Tool geometry. The chipbreaker works in a certain range of ap and f. If the parameters are outside this range, the chipbreaker does not break chips, even if there is one. Sticky materials (Groups M, N) require a sharp geometry with a large rake angle and polished grooves.

Cooling and removal. The coolant performs two functions: it cools the cutting zone and washes away chips. When drilling with L/D > 5 without internal coolant supply (through-tool), the chips do not come out of the hole - bunching and breakage occurs. HPC (high pressure) is critical for deep holes and high temperature alloys.

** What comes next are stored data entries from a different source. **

capital_status_t gemm_tn_off(capital_ctx* ctx, cudaStream_t st, int64_t m, int64_t n, int64_t k, double alpha, const double* A,
                             int64_t lda, const double* B, int64_t ldb, double beta, double* C, int64_t ldc, int flags, int noff, int moff = 0);
capital_status_t gemm_tn_splitk(capital_ctx* ctx, cudaStream_t st, int64_t m, int64_t n, int64_t k, double alpha, const double* A,
                                int64_t lda, const double* B, int64_t ldb, double* C, int64_t ldc, int flags);
capital_status_t gemm_tn_t(capital_ctx* ctx, cudaStream_t st, int64_t m, int64_t n, int64_t k, double alpha, const double* A, int64_t lda,
                           const double* B, int64_t ldb, double* C, int64_t ldc, double* Ct, int64_t ldct, int flags);
int64_t gemm_splitk_chunks(const capital_ctx* ctx, int64_t m, int64_t n, int64_t k, int flags, bool* big);
struct GemmBatchOps {
  int64_t batch = 1;
  const double* A = nullptr;
  int64_t lda = 0, sa = 0;
  const double* B = nullptr;
  int64_t ldb = 0, sb = 0;
  int64_t sc = 0, sct = 0;
};
capital_status_t gemm_tn_batched(capital_ctx* ctx, cudaStream_t st, int64_t m, int64_t n, int64_t k, double alpha, const GemmBatchOps& b,
                                 double* C, int64_t ldc, double* Ct, int64_t ldct, int flags, bool gram);

capital_status_t gemm_tf32_init(capital_ctx* ctx);
capital_status_t gemm_tn_tf32(capital_ctx* ctx, cudaStream_t st, int64_t m, int64_t n, int64_t k, double alpha, const double* A, int64_t lda,
                              const double* B, int64_t ldb, double beta, double* C, int64_t ldc, int flags, int passes);
capital_status_t gemm_tn_tf32_x(capital_ctx* ctx, cudaStream_t st, int64_t m, int64_t n, int64_t k, double alpha, const GemmOperands& ops,
                                double beta, double* C, int64_t ldc, int flags, int noff, int passes);
static inline bool trailing_uses_tf32(const capital_ctx* ctx, int64_t k) { return ctx->trailing_mode != 0 && k >= ctx->tf32_min_k; }

capital_status_t transpose_block(capital_ctx* ctx, cudaStream_t st, int64_t rows, int64_t cols, const double* src,
                                 int64_t lds, double* dst, int64_t ldd, double scale);
capital_status_t copy_block(capital_ctx* ctx, cudaStream_t st, int64_t rows, int64_t cols, const double* src, int64_t lds,
                            double* dst, int64_t ldd);
capital_status_t zero_block(capital_ctx* ctx, cudaStream_t st, int64_t rows, int64_t cols, double* dst, int64_t ldd);
capital_status_t zero_band(capital_ctx* ctx, cudaStream_t st, int64_t n, double* a, int64_t ld);
capital_status_t pack_upper(capital_ctx* ctx, cudaStream_t st, int64_t n, const double* src, int64_t lds, double* packed,
                            int zero_diag, int64_t col_begin = 0, int64_t col_end = -1);
capital_status_t unpack_upper(capital_ctx* ctx, cudaStream_t st, int64_t n, const double* packed, double* dst, int64_t ldd);
capital_status_t triu_copy(capital_ctx* ctx, cudaStream_t st, int64_t n, const double* src, int64_t lds, double* dst,
                           int64_t ldd, int zero_diag);
capital_status_t sym_merge(capital_ctx* ctx, cudaStream_t st, int64_t n, const double* U, int64_t ldu, const double* S, int64_t lds,
                           bool s_trans, double* out, int64_t ldo, int x, int y, int d);
capital_status_t tril_half_copy(capital_ctx* ctx, cudaStream_t st, int64_t n, const double* src, int64_t lds, double* dst, int64_t ldd,
                                int x, int y, int d);
capital_status_t sym_pad_batched(capital_ctx* ctx, cudaStream_t st, int64_t n, int64_t nb, int64_t batch, const double* A, double* W);
capital_status_t triu_out_batched(capital_ctx* ctx, cudaStream_t st, int64_t n, int64_t batch, const double* src, int64_t lds, int64_t ss,
                                  double* dst);
capital_status_t gen_symmetric(capital_ctx* ctx, cudaStream_t st, double* A, int64_t ld, int64_t lrows, int64_t lcols,
                               int64_t n_global, int x, int y, int d, int diag_dom);
capital_status_t gen_random(capital_ctx* ctx, cudaStream_t st, double* A, int64_t ld, int64_t lrows, int64_t lcols,
                            int64_t pad_rows, int64_t pad_cols, int64_t key);
capital_status_t sumsq_block(capital_ctx* ctx, cudaStream_t st, int64_t rows, int64_t cols, const double* a, int64_t ld,
                             int upper_mode, int x, int y, int d, double* out);
capital_status_t sub_identity_local(capital_ctx* ctx, cudaStream_t st, int64_t n, double* a, int64_t ld);
capital_status_t gram_shift(capital_ctx* ctx, cudaStream_t st, int64_t n, double* G, int64_t ld, double coef);
capital_status_t gram_diag_partial(capital_ctx* ctx, cudaStream_t st, int64_t n, const double* G, int64_t ld, double* out);
capital_status_t gram_shift_by(capital_ctx* ctx, cudaStream_t st, int64_t n, double* G, int64_t ld, const double* parts, int nparts,
                               double coef);
capital_status_t gram_shift_batched(capital_ctx* ctx, cudaStream_t st, int64_t n, int64_t batch, double* G, int64_t ld, int64_t sg,
                                    double coef);
capital_status_t transpose_batched(capital_ctx* ctx, cudaStream_t st, int64_t rows, int64_t cols, int64_t batch, const double* src,
                                   int64_t lds, int64_t ss, double* dst, int64_t ldd, int64_t sd);

constexpr int LEAF_MAX = 64;
constexpr int BASECASE_MAX = 512;
struct BatchStrides { long long w = 0, r = 0, ri = 0, rit = 0; };
struct LeafBatch {
  int64_t batch;
  BatchStrides s;
  int* info;
  int cw;
};
capital_status_t basecase_cholinv(capital_ctx* ctx, cudaStream_t st, int nb, double* W, int64_t ldw, double* R, int64_t ldr,
                                  double* Ri, int64_t ldri, double* RiT, int64_t ldrit, const LeafBatch* bt = nullptr);
capital_status_t leaf_cholinv(capital_ctx* ctx, cudaStream_t st, int nb, const double* W, int64_t ldw, double* R, int64_t ldr,
                              double* Ri, int64_t ldri, double* RiT, int64_t ldrit, const LeafBatch* bt = nullptr);
static inline int batched_cluster_width(int64_t nb) {
  const char* e = getenv("CAPITAL_BATCHED_CW");
  if (e && atoi(e) == 8) return 8;
  const int64_t T = nb / 64;
  return T <= 2 ? 2 : T <= 4 ? 4 : 8;
}

struct CholinvHooks {
  void* user;
  capital_status_t (*need_cols)(void* user, cudaStream_t st, int64_t col_end);
  capital_status_t (*left_done)(void* user, cudaStream_t st, int64_t col_end, int depth);
  int64_t (*cols_waited)(void* user);
  capital_status_t (*right_done)(void* user, cudaStream_t st);
  capital_status_t (*inv_cols)(void* user, cudaStream_t st, int64_t col_end);
};
capital_status_t cholinv_local(capital_ctx* ctx, cudaStream_t st, int64_t n, double* W, int64_t ldw, double* R, int64_t ldr,
                               double* Ri, int64_t ldri, double* RiT, int64_t ldrit, bool complete_top, int64_t bc, int split,
                               const CholinvHooks* hooks = nullptr, bool allow_side = true);

constexpr int SOLVE_W = 32;
struct TriApply {
  const double* U;
  int64_t ldu;
  bool trans;
  int64_t r0, r1, c0, c1;
  int64_t nrhs;
  double alpha;
  const double* P;
  int64_t pinc, ldp;
  double beta;
  const double* Cin;
  int64_t ldcin;
  double* C;
  int64_t cinc, ldc;
  bool full = false;
  int64_t batch = 1, su = 0, sp = 0, scin = 0, sc = 0;
};
capital_status_t tri_apply(capital_ctx* ctx, cudaStream_t st, const TriApply& a);
capital_status_t tri_solve(capital_ctx* ctx, cudaStream_t st, const double* U, int64_t ldu, int64_t n, int64_t nrhs, double* Y,
                           int64_t ldy);
capital_status_t tri_solve_batched(capital_ctx* ctx, cudaStream_t st, const double* U, int64_t ldu, int64_t su, int64_t n, int64_t nrhs,
                                   double* Y, int64_t ldy, int64_t sy, int64_t batch);
capital_status_t panel_add(capital_ctx* ctx, cudaStream_t st, int64_t rows, int64_t w, const double* S, int64_t lds, const double* Cin,
                           int64_t ldcin, double* Out, int64_t ldo);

Workpiece material: Stainless steel (M) and heat-resistant alloys (S) produce viscous, long chips that are prone to sticking. Cast iron (K) - short but abrasive. Aluminum (N) - plastic and “sticky”. Hardened steels (H) - brittle, fine, abrasive. Each group requires its own chip formation strategy.

Hole depth (L/D). When L/D > 8, chip removal becomes the main problem. Coolant pressure, cycle type (G73/G83), chip shape, and condition of the coolant passages determine whether chips will exit the hole or jam the tool.